■ What is needed: Copy each line of the data below with the word "atomicAdd".
○ ○ ○ ○ ○
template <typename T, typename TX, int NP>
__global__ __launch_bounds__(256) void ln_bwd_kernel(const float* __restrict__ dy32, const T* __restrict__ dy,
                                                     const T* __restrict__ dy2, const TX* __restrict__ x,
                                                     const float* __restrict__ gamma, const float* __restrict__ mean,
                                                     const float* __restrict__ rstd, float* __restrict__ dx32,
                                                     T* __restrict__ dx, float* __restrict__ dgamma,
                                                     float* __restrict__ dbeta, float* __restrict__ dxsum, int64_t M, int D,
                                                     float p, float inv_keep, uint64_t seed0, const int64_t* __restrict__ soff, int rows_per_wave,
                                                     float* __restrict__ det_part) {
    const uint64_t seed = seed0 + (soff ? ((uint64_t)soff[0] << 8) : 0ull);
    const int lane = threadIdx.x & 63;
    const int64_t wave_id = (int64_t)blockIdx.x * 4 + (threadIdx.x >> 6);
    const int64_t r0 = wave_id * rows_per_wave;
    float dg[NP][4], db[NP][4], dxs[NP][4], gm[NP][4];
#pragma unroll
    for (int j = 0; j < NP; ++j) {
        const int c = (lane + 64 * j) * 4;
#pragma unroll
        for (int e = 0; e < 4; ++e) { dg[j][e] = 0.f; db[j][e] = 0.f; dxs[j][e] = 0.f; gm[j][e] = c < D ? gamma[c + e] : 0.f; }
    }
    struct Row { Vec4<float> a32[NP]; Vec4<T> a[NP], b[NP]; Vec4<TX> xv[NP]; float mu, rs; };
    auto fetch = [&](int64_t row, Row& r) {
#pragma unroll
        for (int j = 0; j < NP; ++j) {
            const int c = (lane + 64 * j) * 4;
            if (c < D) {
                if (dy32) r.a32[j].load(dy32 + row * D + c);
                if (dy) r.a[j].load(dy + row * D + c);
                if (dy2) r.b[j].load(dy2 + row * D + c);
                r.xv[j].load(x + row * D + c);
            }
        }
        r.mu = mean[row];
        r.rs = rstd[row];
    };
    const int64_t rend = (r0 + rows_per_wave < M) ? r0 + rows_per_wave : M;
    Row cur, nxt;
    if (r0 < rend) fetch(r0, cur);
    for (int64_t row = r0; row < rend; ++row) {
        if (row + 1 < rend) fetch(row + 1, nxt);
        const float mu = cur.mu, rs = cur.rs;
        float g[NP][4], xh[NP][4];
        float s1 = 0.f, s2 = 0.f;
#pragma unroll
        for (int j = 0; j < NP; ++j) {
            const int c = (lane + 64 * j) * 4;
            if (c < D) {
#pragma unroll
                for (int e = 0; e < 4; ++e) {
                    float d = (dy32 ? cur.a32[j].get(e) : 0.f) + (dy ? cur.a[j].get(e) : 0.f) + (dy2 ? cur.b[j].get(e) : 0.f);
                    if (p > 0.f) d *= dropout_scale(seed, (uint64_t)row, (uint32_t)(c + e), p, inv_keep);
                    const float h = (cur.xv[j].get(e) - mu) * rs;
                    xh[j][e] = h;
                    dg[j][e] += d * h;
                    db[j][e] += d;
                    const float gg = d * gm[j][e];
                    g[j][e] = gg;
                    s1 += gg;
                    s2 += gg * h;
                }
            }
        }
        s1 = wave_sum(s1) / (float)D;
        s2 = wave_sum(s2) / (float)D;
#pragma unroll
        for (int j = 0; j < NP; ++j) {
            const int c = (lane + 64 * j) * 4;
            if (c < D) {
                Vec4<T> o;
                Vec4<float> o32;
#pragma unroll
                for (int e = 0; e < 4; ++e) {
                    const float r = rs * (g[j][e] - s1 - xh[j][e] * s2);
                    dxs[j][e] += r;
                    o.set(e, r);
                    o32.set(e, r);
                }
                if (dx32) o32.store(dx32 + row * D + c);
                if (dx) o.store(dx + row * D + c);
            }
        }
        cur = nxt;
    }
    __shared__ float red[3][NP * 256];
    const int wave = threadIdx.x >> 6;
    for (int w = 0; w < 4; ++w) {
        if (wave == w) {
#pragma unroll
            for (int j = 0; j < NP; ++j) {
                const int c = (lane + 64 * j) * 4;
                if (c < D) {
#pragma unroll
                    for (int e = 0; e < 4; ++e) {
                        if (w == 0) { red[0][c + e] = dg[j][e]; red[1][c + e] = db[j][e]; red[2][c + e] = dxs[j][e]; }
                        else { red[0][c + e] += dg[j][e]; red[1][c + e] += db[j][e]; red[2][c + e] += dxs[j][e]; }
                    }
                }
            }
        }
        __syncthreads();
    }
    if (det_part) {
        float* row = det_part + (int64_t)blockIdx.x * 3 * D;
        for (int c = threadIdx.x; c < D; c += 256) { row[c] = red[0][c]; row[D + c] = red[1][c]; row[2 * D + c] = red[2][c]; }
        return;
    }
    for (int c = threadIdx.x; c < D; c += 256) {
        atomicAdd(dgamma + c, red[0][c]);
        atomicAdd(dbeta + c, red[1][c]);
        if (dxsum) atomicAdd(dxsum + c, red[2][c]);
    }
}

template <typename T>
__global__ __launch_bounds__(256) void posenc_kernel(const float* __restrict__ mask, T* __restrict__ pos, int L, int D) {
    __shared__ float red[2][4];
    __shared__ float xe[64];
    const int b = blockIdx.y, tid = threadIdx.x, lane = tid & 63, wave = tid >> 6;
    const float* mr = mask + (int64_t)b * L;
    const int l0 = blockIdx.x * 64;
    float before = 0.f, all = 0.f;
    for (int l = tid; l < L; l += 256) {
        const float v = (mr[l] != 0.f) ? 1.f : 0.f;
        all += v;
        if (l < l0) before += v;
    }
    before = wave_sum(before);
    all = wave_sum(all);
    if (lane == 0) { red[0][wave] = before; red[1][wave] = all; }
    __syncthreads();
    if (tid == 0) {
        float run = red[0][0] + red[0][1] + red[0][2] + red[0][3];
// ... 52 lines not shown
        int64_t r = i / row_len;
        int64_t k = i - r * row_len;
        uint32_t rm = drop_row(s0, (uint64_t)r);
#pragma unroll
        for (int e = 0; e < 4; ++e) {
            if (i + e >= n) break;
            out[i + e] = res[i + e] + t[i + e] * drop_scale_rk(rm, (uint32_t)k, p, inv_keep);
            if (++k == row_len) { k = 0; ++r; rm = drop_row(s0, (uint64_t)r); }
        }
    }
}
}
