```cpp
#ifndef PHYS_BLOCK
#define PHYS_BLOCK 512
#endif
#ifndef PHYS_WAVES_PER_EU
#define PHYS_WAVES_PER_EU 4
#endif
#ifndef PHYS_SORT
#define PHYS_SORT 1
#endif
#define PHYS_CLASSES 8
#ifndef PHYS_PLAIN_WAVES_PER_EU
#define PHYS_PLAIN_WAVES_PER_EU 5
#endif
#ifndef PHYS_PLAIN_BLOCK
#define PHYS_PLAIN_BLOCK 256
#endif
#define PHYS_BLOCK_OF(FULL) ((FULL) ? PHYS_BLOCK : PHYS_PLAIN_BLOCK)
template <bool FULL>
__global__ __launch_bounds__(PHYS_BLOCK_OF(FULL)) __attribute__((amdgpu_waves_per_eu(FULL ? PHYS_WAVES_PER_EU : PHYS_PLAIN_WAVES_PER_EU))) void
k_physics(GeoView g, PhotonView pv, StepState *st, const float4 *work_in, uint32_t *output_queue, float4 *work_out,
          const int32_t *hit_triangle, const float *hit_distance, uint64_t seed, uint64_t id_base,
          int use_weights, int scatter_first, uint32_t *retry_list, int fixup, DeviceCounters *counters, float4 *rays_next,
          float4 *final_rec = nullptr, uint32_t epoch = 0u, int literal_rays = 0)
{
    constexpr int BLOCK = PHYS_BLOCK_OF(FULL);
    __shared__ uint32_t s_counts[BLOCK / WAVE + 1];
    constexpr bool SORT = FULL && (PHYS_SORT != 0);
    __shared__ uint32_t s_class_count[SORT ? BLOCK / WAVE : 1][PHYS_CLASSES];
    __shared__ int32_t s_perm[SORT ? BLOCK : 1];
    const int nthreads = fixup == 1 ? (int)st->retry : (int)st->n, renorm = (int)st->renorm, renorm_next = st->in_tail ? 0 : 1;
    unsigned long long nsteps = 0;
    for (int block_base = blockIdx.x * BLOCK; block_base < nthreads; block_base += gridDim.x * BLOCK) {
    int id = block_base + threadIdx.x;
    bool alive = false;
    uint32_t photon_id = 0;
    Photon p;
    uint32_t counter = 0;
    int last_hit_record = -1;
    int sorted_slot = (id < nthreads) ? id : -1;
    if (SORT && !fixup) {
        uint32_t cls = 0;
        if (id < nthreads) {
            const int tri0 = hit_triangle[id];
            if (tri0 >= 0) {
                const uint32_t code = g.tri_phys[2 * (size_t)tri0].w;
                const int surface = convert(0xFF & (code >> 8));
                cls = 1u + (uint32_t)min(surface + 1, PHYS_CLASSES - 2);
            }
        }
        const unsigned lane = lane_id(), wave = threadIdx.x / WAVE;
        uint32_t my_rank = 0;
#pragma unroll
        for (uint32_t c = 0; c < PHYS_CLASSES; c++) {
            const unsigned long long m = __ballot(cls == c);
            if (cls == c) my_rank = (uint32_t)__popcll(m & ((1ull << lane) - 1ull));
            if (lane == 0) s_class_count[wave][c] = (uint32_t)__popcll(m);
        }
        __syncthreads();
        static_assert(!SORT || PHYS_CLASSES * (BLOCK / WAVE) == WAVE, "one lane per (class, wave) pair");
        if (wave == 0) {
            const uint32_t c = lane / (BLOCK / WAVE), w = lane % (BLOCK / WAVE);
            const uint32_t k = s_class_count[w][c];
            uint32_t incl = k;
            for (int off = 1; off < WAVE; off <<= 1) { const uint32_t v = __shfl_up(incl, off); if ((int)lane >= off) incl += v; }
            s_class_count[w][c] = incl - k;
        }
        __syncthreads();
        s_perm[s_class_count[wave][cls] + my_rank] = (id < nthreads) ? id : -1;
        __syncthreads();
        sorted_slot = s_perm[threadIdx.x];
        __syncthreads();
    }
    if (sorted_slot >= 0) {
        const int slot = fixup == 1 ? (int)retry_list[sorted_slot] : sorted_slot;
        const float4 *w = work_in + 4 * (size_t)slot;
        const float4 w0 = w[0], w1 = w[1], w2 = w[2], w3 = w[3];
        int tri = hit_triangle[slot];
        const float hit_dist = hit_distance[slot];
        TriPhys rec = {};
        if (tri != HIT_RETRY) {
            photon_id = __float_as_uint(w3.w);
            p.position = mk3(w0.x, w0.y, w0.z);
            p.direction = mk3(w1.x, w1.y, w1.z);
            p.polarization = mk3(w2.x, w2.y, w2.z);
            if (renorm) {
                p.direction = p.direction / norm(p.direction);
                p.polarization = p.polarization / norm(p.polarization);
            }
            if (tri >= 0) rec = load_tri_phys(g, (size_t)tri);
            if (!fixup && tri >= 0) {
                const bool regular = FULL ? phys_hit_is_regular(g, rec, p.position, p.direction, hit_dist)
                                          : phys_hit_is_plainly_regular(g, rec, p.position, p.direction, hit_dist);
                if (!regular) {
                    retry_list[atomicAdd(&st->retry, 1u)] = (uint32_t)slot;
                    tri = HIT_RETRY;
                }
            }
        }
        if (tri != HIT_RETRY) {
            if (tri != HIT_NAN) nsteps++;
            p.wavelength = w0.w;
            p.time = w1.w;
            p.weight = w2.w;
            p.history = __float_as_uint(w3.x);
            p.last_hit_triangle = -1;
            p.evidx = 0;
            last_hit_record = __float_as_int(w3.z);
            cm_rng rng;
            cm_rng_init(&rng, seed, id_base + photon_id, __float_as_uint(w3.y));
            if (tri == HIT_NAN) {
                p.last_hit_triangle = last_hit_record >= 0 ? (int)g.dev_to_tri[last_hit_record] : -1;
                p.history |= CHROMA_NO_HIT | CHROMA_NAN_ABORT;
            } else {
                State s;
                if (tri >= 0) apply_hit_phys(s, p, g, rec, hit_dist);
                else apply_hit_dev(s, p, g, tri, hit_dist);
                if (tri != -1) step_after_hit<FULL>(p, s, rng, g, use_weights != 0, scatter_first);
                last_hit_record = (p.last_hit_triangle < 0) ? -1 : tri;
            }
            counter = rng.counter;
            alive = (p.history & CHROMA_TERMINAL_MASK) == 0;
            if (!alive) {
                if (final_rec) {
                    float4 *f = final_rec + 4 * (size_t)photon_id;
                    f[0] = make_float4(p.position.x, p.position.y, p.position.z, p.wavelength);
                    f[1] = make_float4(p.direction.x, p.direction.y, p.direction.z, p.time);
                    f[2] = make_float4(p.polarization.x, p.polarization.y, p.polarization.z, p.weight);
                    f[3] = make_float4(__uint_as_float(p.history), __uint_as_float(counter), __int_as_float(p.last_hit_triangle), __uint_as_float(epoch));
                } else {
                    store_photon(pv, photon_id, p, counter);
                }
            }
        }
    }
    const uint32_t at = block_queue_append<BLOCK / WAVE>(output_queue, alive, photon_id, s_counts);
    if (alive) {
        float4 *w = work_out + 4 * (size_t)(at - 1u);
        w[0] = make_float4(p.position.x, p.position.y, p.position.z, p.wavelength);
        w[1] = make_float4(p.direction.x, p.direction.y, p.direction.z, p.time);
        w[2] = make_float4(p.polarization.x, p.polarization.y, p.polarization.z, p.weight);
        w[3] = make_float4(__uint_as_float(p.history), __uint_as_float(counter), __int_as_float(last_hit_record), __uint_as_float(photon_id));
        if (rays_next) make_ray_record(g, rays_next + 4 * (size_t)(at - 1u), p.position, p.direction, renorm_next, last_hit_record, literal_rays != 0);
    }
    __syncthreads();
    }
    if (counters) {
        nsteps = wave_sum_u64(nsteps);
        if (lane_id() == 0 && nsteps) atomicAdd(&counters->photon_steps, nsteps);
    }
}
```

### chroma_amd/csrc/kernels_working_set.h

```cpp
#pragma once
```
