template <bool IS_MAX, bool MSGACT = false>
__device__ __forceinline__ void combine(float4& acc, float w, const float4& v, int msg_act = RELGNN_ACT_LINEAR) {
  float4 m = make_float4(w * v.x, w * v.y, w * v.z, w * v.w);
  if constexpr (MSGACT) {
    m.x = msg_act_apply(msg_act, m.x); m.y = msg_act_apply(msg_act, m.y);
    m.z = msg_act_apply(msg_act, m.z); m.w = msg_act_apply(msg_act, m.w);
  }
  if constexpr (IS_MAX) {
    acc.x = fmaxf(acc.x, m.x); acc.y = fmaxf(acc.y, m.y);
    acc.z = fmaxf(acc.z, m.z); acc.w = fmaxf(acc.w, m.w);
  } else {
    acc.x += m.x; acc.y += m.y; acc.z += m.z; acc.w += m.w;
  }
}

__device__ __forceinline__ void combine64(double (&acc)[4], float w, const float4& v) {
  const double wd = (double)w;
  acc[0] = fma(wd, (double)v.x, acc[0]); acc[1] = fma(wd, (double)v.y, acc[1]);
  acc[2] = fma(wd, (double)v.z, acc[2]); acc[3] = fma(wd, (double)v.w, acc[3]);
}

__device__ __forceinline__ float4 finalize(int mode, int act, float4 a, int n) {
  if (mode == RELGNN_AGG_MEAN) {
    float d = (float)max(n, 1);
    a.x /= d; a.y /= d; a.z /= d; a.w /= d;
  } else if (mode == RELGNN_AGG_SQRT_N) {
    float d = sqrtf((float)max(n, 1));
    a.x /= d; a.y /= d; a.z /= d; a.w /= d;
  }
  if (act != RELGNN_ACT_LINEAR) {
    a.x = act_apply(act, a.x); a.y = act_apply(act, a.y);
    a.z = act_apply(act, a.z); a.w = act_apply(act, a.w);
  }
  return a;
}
○ ○ ○ ○ ○
■ Result:
        atomicAdd(dgamma + c, red[0][c]);
        atomicAdd(dbeta + c, red[1][c]);
        if (dxsum) atomicAdd(dxsum + c, red[2][c]);
                    retry_list[atomicAdd(&st->retry, 1u)] = (uint32_t)slot;
        if (lane_id() == 0 && nsteps) atomicAdd(&counters->photon_steps, nsteps);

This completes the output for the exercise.